Continúa la lucha de una familia rosarina para que una obra social pague el tratamiento de un hombre con leucemia

“A la obra social le conviene más pagar la multa que adquirir la medicación”, expresó Natalia Perdomo, pareja de Cristian Pereyra, quien nuevamente se encuentra litigando con la obra social OSEIV, que se niega a entregar en tiempo y forma la medicación que tendría a resguardo la salud de su marido, que padece leucemia. “La vida de Cris depende de este remedio, remedio que no puede suspender y aún no recibimos. Sin ese remedio Cris se muere. No hay otra alternativa”, manifestó indignada su esposa.

  • El caso de Cristian llegó a los medios de la ciudad luego de un video realizado por sus hijos, en el que pedían a la obra social que se hiciera cargo de la medicación que necesitaba su padre, quien padece Leucemia Mieloide Crónica (CML) diagnosticada en el año 2011.
  • Desde el diagnóstico comenzó una dura batalla para sobrellevar la enfermedad. El año pasado se le detectó una mutación de la misma denominada T315I. Por eso inició trámites legales con la obra social OSEIV para conseguir la medicación que necesitaba.

En noviembre de 2018 llegó el primer pedido de medicación luego de batallar judicialmente desde junio con la obra social. En la espera de dicha droga, Cristian ingresó en un protocolo de la Fundación Fundaleu en Buenos Aires.

Por su condición clínica, contaba con todos los requisitos necesarios para acceder al mismo y ser parte de una investigación para probar la medicación que necesitaba para tratar su leucemia. Al ser un proceso investigativo, la dosis de la misma era elegida “aleatoriamente”, así fue como a Cristian le adjudicaron 15 miligramos de Ponatinib. De entrada respondió correctamente, ya que le proporcionaban otros medicamentos adicionales; sin embargo, cuando sólo quedó con el suministro de los 15 mg comenzó a notarse una variación en los valores de sus estudios.

Los protocolos exigen tener menos de 20.000 glóbulos blancos, pero sus últimos análisis arrojaron un valor mayor por lo cual quedó fuera del mismo. Es decir, cuando formaba parte de dicho protocolo estaba cubierto 100% con la medicación y análisis. Es por esto que la familia comenzó nuevamente a insistirle a la obra social, ya que esta debía comprar la Ponatinib.
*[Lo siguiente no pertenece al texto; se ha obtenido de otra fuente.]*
template <int S, int NG, int COUT, int PB, int RPB, bool SPLIT = false, bool LIST = false, bool F16 = false>
__global__ __launch_bounds__(256) void crop_conv1_kernel(RoArgs a) {
    constexpr int C = S - 2;
    constexpr int P = (C - 3 + 1) / 2 + 1;
    constexpr int CS = (NG * 4) % 32 ? NG * 4 : NG * 4 + 4;
    constexpr int BR = 2 * PB + 1 < C ? 2 * PB + 1 : C;
    constexpr int NBAND = (P + PB - 1) / PB;
    constexpr int NPF = (S * S + 255) / 256;
    static_assert(NG * 4 <= 32 && COUT <= NG * 4, "cout quads");
    constexpr int NW = (27 * NG + 15) / 16;
    constexpr int XPX = S * S + S + 8;
    constexpr int XFLOATS = F16 ? (2 * XPX * 8 / 4 + 3) & ~3 : (S * S * 3 + 3) & ~3;
    extern __shared__ __attribute__((aligned(16))) float lds_ro[];
    float* xin = lds_ro;
    int4v* tab = reinterpret_cast<int4v*>(lds_ro + XFLOATS);
    float4* sbox_mem = reinterpret_cast<float4*>(tab + 4 * S);
    int* sorig = reinterpret_cast<int*>(sbox_mem + RPB);
    float* ot = reinterpret_cast<float*>(sorig + ((RPB + 3) & ~3));
    const int tid = threadIdx.x, lane = tid & 63, wave = tid >> 6;
    const int s_first = blockIdx.x * RPB;
    int s_end;
    if constexpr (LIST) {
        s_end = min(s_first + RPB, min(*a.list_count, a.list_cap));
    } else {
        const int fblk = s_first / a.cap;
        s_end = min(s_first + RPB, fblk * a.cap + a.counts[fblk]);
    }
    int slot = s_first;
    if (slot >= s_end) return;
    auto next_valid = [&](int s) { return s < s_end ? s : -1; };
    float4* sbox = sbox_mem;
    if (tid < s_end - s_first) {
        const int o = LIST ? a.list[s_first + tid] : s_first + tid;
        sorig[tid] = o;
        sbox[tid] = *reinterpret_cast<const float4*>(a.boxes + (int64_t)o * 4);
    }
    __syncthreads();
    float wreg[F16 ? 1 : NW];
    half8 wfh[F16 ? 2 : 1][2], wfl[F16 ? 2 : 1][2];
    if constexpr (F16) {
        unsigned char* xz = reinterpret_cast<unsigned char*>(xin);
        for (int e = tid; e < (S + 8) * 2; e += 256)
            *reinterpret_cast<unsigned long long*>(xz + ((e & 1) * XPX + S * S + (e >> 1)) * 8) = 0ull;
        const int li_ = lane & 15, kq_ = lane >> 4;
#pragma unroll
        for (int st = 0; st < 2; ++st)
#pragma unroll
            for (int ct = 0; ct < 2; ++ct)
#pragma unroll
                for (int j = 0; j < 8; ++j) {
                    const int kh = 2 * st + (kq_ >> 1), kw = (kq_ & 1) * 2 + (j >> 2), c = j & 3, co = ct * 16 + li_;
                    const float w = (kh < 3 && kw < 3 && c < 3 && co < NG * 4) ? a.w[((kh * 3 + kw) * 3 + c) * (NG * 4) + co] : 0.f;
                    split_f16(w, wfh[st][ct], wfl[st][ct], j);
                }
    } else {
#pragma unroll
    for (int v = 0; v < NW; ++v) {
        const int c = v * 16 + (lane >> 2), r = lane & 3;
        wreg[v] = c < 27 * NG ? a.w[(c / NG) * (NG * 4) + (c % NG) * 4 + r] : 0.f;
    }
    }
    bool mono = true;
    for (int c = 0; c < NG * 4; ++c) mono = mono && a.slope[c] >= 0.f;

    unsigned long long rq0[NPF], rq1[NPF];
    int rfl[NPF];
    bool edge = true;
    auto make_tab = [&](int sl, int buf) __attribute__((always_inline)) {
        if (tid < 2 * S) {
            const float4 b = sbox[sl - s_first];
            const int x1 = (int)truncf(b.x), y1 = (int)truncf(b.y), x2 = (int)truncf(b.z), y2 = (int)truncf(b.w);
            const int tw = x2 - x1 + 1, th = y2 - y1 + 1;
            int4v e = {0, 0, 0, 0};
            if (tw > 0 && th > 0) {
                if (tid < S) {
                    const Lerp l = lerp_coord(tid, (float)th / (float)S, th);
                    e = int4v{y1 - 1 + l.i0, y1 - 1 + l.i1, __float_as_int(l.w), 1};
                } else {
                    const Lerp l = lerp_coord(tid - S, (float)tw / (float)S, tw);
                    e = int4v{x1 - 1 + l.i0, x1 - 1 + l.i1, __float_as_int(l.w), 1};
                }
            }
            tab[buf * 2 * S + tid] = e;
        }
    };
    auto load_crop = [&](int sl, int buf) __attribute__((always_inline)) {
        const int f = sorig[sl - s_first] / a.cap;
        const uint8_t* fr = a.frames + (int64_t)f * a.H * a.W * 3;
        const int lim = f == a.nframes - 1 ? a.H * a.W * 3 - 8 : 0x7fffffff;
        bool special = false;
#pragma unroll
        for (int u = 0; u < NPF; ++u) {
            const int t = min(tid + u * 256, S * S - 1);
            const int oy = t / S, ox = t - oy * S;
            const int4v re = tab[buf * 2 * S + oy], ce = tab[buf * 2 * S + S + ox];
            rq0[u] = rq1[u] = 0; rfl[u] = -1;
            if (re[3]) {
                const int xs0 = ce[0], xs1 = ce[1];
                const bool in0 = xs0 >= 0 && xs0 < a.W, in1 = xs1 >= 0 && xs1 < a.W;
                const int basecol = in0 ? xs0 : xs1;
                const int src0 = in0 ? 1 : 0;
                const int src1 = in1 ? (xs1 == basecol ? 1 : 2) : 0;
                int fl = src0 | (src1 << 2);
                if (src0 | src1) {
#pragma unroll
                    for (int r = 0; r < 2; ++r) {
                        const int ys = r ? re[1] : re[0];
                        if (ys >= 0 && ys < a.H) {
                            const int off = (ys * a.W + basecol) * 3;
                            const int c8 = min(off, lim);
                            const unsigned long long q = *reinterpret_cast<const u64_unaligned*>(fr + c8);
                            if (r) rq1[u] = q; else rq0[u] = q;
                            fl |= ((off - c8) * 8) << (8 + 8 * r);
                        }
                    }
                }
                rfl[u] = fl;
                special = special || fl != (1 | (2 << 2));
            }
        }
        edge = __builtin_amdgcn_ballot_w64(special) != 0;
    };
    auto store_crop_as = [&](int buf, auto EDGE) __attribute__((always_inline)) {
        constexpr bool E = decltype(EDGE)::value;
#pragma unroll
        for (int u = 0; u < NPF; ++u) {
            const int t = tid + u * 256;
            if (t >= S * S) continue;
            const int oy = t / S, ox = t - oy * S;
            const float wy = __int_as_float(tab[buf * 2 * S + oy][2]), wx = __int_as_float(tab[buf * 2 * S + S + ox][2]);
            float v[3] = {0.f, 0.f, 0.f};
            if (rfl[u] >= 0) {
                const unsigned long long q0 = E ? rq0[u] >> ((rfl[u] >> 8) & 0xff) : rq0[u];
                const unsigned long long q1 = E ? rq1[u] >> ((rfl[u] >> 16) & 0xff) : rq1[u];
                const unsigned l0 = (unsigned)q0, h0 = (unsigned)(q0 >> 32), l1 = (unsigned)q1, h1 = (unsigned)(q1 >> 32);
                const float f0[3] = {(float)((l0 >> 16) & 0xff), (float)((l0 >> 8) & 0xff), (float)(l0 & 0xff)};
                const float s0[3] = {(float)((h0 >> 8) & 0xff), (float)(h0 & 0xff), (float)(l0 >> 24)};
                const float f1[3] = {(float)((l1 >> 16) & 0xff), (float)((l1 >> 8) & 0xff), (float)(l1 & 0xff)};
                const float s1[3] = {(float)((h1 >> 8) & 0xff), (float)(h1 & 0xff), (float)(l1 >> 24)};
                const int src0 = rfl[u] & 3, src1 = (rfl[u] >> 2) & 3;
#pragma unroll
                for (int ch = 0; ch < 3; ++ch) {
                    const float p00 = E ? (src0 ? f0[ch] : 0.f) : f0[ch], p10 = E ? (src0 ? f1[ch] : 0.f) : f1[ch];
                    const float p01 = E ? (src1 == 2 ? s0[ch] : (src1 == 1 ? f0[ch] : 0.f)) : s0[ch];
                    const float p11 = E ? (src1 == 2 ? s1[ch] : (src1 == 1 ? f1[ch] : 0.f)) : s1[ch];
                    v[ch] = __builtin_fmaf(bilerp(p00, p01, p10, p11, wx, wy), 0.0078125f, -0.99609375f);
                }
            }
            if constexpr (F16) {
                half4 hi, lo;
#pragma unroll
                for (int ch = 0; ch < 3; ++ch) split_f16(v[ch], hi, lo, ch);
                hi[3] = lo[3] = (half_t)0.f;
                unsigned char* xz = reinterpret_cast<unsigned char*>(xin);
                *reinterpret_cast<half4*>(xz + t * 8) = hi;
                *reinterpret_cast<half4*>(xz + (XPX + t) * 8) = lo;
            } else {
                xin[t * 3 + 0] = v[0]; xin[t * 3 + 1] = v[1]; xin[t * 3 + 2] = v[2];
            }
        }
    };

    make_tab(slot, 0);
    __syncthreads();
    load_crop(slot, 0);
    for (int buf = 0; slot >= 0; buf ^= 1) {
    const int nslot = next_valid(slot + 1);
    if (edge) store_crop_as(buf, std::true_type{});
    else store_crop_as(buf, std::false_type{});
    if (nslot >= 0) make_tab(nslot, buf ^ 1);
    __syncthreads();
    if (nslot >= 0) load_crop(nslot, buf ^ 1);

    float* yo = a.y + (int64_t)slot * P * P * COUT;
    for (int band = 0; band < NBAND; ++band) {
        const int r0 = band * 2 * PB;
        const int nrow = min(BR, C - r0);
        const int npx = nrow * C;
        if constexpr (F16) {
            typedef half8 half8_a8 __attribute__((aligned(8)));
            const unsigned char* xz = reinterpret_cast<const unsigned char*>(xin);
            const int li_ = lane & 15, kq_ = lane >> 4;
            for (int tl = wave; tl * 16 < npx; tl += 4) {
                const int pidx = min(tl * 16 + li_, npx - 1);
                const int ly = pidx / C, lx = pidx - ly * C;
                const unsigned char* pb = xz + ((r0 + ly + (kq_ >> 1)) * S + lx + 2 * (kq_ & 1)) * 8;
                const half8 h0 = *reinterpret_cast<const half8_a8*>(pb), l0 = *reinterpret_cast<const half8_a8*>(pb + XPX * 8);
                const half8 h1 = *reinterpret_cast<const half8_a8*>(pb + 2 * S * 8), l1 = *reinterpret_cast<const half8_a8*>(pb + (XPX + 2 * S) * 8);
                float4v acc[2];
#pragma unroll
                for (int ct = 0; ct < 2; ++ct) {
                    float4v d = {0.f, 0.f, 0.f, 0.f};
                    d = __builtin_amdgcn_mfma_f32_16x16x32_f16(wfl[0][ct], h0, d, 0, 0, 0);
                    d = __builtin_amdgcn_mfma_f32_16x16x32_f16(wfh[0][ct], l0, d, 0, 0, 0);
                    d = __builtin_amdgcn_mfma_f32_16x16x32_f16(wfl[1][ct], h1, d, 0, 0, 0);
                    d = __builtin_amdgcn_mfma_f32_16x16x32_f16(wfh[1][ct], l1, d, 0, 0, 0);
                    d = __builtin_amdgcn_mfma_f32_16x16x32_f16(wfh[0][ct], h0, d, 0, 0, 0);
                    d = __builtin_amdgcn_mfma_f32_16x16x32_f16(wfh[1][ct], h1, d, 0, 0, 0);
                    acc[ct] = d;
                }
                if (tl * 16 + li_ < npx) {
                    float* o = ot + (tl * 16 + li_) * CS;
#pragma unroll
                    for (int ct = 0; ct < 2; ++ct) {
                        const int co = ct * 16 + 4 * kq_;
                        if (co < NG * 4) {
                            float4v v = acc[ct];
                            if (!mono) {
                                v += *reinterpret_cast<const float4v*>(a.bias + co);
                                const float4v sv = *reinterpret_cast<const float4v*>(a.slope + co);
#pragma unroll
                                for (int e = 0; e < 4; ++e) v[e] = v[e] > 0.f ? v[e] : v[e] * sv[e];
                            }
                            *reinterpret_cast<float4v*>(o + co) = v;
                        }
                    }
                }
            }
        } else
        for (int u = wave; u * 64 < npx; u += 4) {
            const int pidx = min(u * 64 + lane, npx - 1);
            const int ly = pidx / C, lx = pidx - ly * C;
            const float* xb = xin + ((r0 + ly) * S + lx) * 3;
            float4v acc[NG];
#pragma unroll
            for (int g = 0; g < NG; ++g) acc[g] = float4v{0.f, 0.f, 0.f, 0.f};
            static_for<27>([&](auto K) {
                constexpr int k = decltype(K)::value;
                constexpr int kh = k / 9, q = k - kh * 9;
                const float xv = xb[kh * S * 3 + q];
                static_for<NG>([&](auto G) {
                    constexpr int g = decltype(G)::value;
                    constexpr int c = k * NG + g;
                    acc[g] = __builtin_amdgcn_mfma_f32_4x4x1f32(wreg[c / 16], xv, acc[g], 4, c % 16, 0);
                });
            });
            if (u * 64 + lane < npx) {
                float* o = ot + (u * 64 + lane) * CS;
#pragma unroll
                for (int g = 0; g < NG; ++g) {
                    float4v v = acc[g];
                    if (!mono) {
                        v += *reinterpret_cast<const float4v*>(a.bias + g * 4);
                        const float4v sv = *reinterpret_cast<const float4v*>(a.slope + g * 4);
#pragma unroll
                        for (int e = 0; e < 4; ++e) v[e] = v[e] > 0.f ? v[e] : v[e] * sv[e];
                    }
                    *reinterpret_cast<float4v*>(o + g * 4) = v;
                }
            }
        }
        __syncthreads();
        const int p0 = band * PB;
        const int prow = min(PB, P - p0);
        constexpr int Q4 = COUT / 4;
        for (int e = tid; e < prow * P * Q4; e += 256) {
            const int qd = e % Q4, pp = e / Q4;
            const int pyl = pp / P, px = pp - pyl * P;
            float4v m = {-INFINITY, -INFINITY, -INFINITY, -INFINITY};
#pragma unroll
            for (int dy = 0; dy < 3; ++dy) {
                const int ry = min(2 * pyl + dy, nrow - 1);
#pragma unroll
                for (int dx = 0; dx < 3; ++dx) {
                    const int cx = min(2 * px + dx, C - 1);
                    const float4v v = *reinterpret_cast<const float4v*>(ot + (ry * C + cx) * CS + qd * 4);
#pragma unroll
                    for (int k = 0; k < 4; ++k) m[k] = vmax_r(m[k], v[k]);
                }
            }
            if (mono) {
                m += *reinterpret_cast<const float4v*>(a.bias + qd * 4);
                const float4v sv = *reinterpret_cast<const float4v*>(a.slope + qd * 4);
#pragma unroll
                for (int k = 0; k < 4; ++k) m[k] = m[k] > 0.f ? m[k] : m[k] * sv[k];
            }
            if constexpr (SPLIT) {
                half4 hi, lo;
#pragma unroll
                for (int k = 0; k < 4; ++k) split_f16(m[k], hi, lo, k);
                unsigned char* o2 = a.ys + ((int64_t)slot * P * P + (p0 + pyl) * P + px) * 128 + qd * 8;
                *reinterpret_cast<half4*>(o2) = hi;
                *reinterpret_cast<half4*>(o2 + 64) = lo;
                if constexpr (COUT < 32) {
                    if (qd == Q4 - 1) {
#pragma unroll
                        for (int z = COUT / 4; z < 8; ++z) {
                            *reinterpret_cast<half4*>(o2 + (z - qd) * 8) = half4{0, 0, 0, 0};
                            *reinterpret_cast<half4*>(o2 + 64 + (z - qd) * 8) = half4{0, 0, 0, 0};
                        }
                    }
                }
            } else {
                *reinterpret_cast<float4v*>(yo + ((int64_t)(p0 + pyl) * P + px) * COUT + qd * 4) = m;
            }
        }
        if (band + 1 < NBAND) __syncthreads();
    }
    __syncthreads();
    slot = nslot;
    }
}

“En mayo comenzamos a prever que quedaría fuera del protocolo, por lo cual la doctora que lo atendía en Fundaleu nos dijo que deberíamos ir pidiendo la medicación en nuestra obra social, ya que se quedaría sin su remedio”, contó Natalia, su pareja. “Iniciamos los trámites en mayo y la medicación llegó en julio. El 4 de ese mismo mes presenté una nueva orden del medicamento que era de junio. Esperamos a presentarla, ya que todavía no había llegado la del mes de mayo, es decir que estaban retrasados. Fue allí donde el abogado de la obra social le responde a nuestro representante legal que deberían realizar una nueva demanda”, añadió.

A dos meses del pedido de la medicación no existen respuestas de la obra social, “mientras Cristian estuvo en el plan de investigación de Fundaler, OSEIV se ahorró un montón de dinero, y cuando necesitamos pedirle nuevamente que respondan, no cumplen”. “La última presentación legal indica que por cada día de incumplimiento, deberán pagar la suma de cinco mil pesos diarios. Efectivamente es más barato pagar la multa que adquirir la medicación, algo completamente lamentable”, exclamó.

La medicación tiene un valor de 15 mil dólares, monto inaccesible para personas que cuentan con un ingreso básico. “Con la multa que le cobran se ahorran mucho dinero, ya que seis meses de multa es un mes de medicación. En la demanda habíamos pedido mil dólares por mes, pero lamentablemente no salió por ese valor, ya que le hubiese costado más responder con ese dinero”, expresó.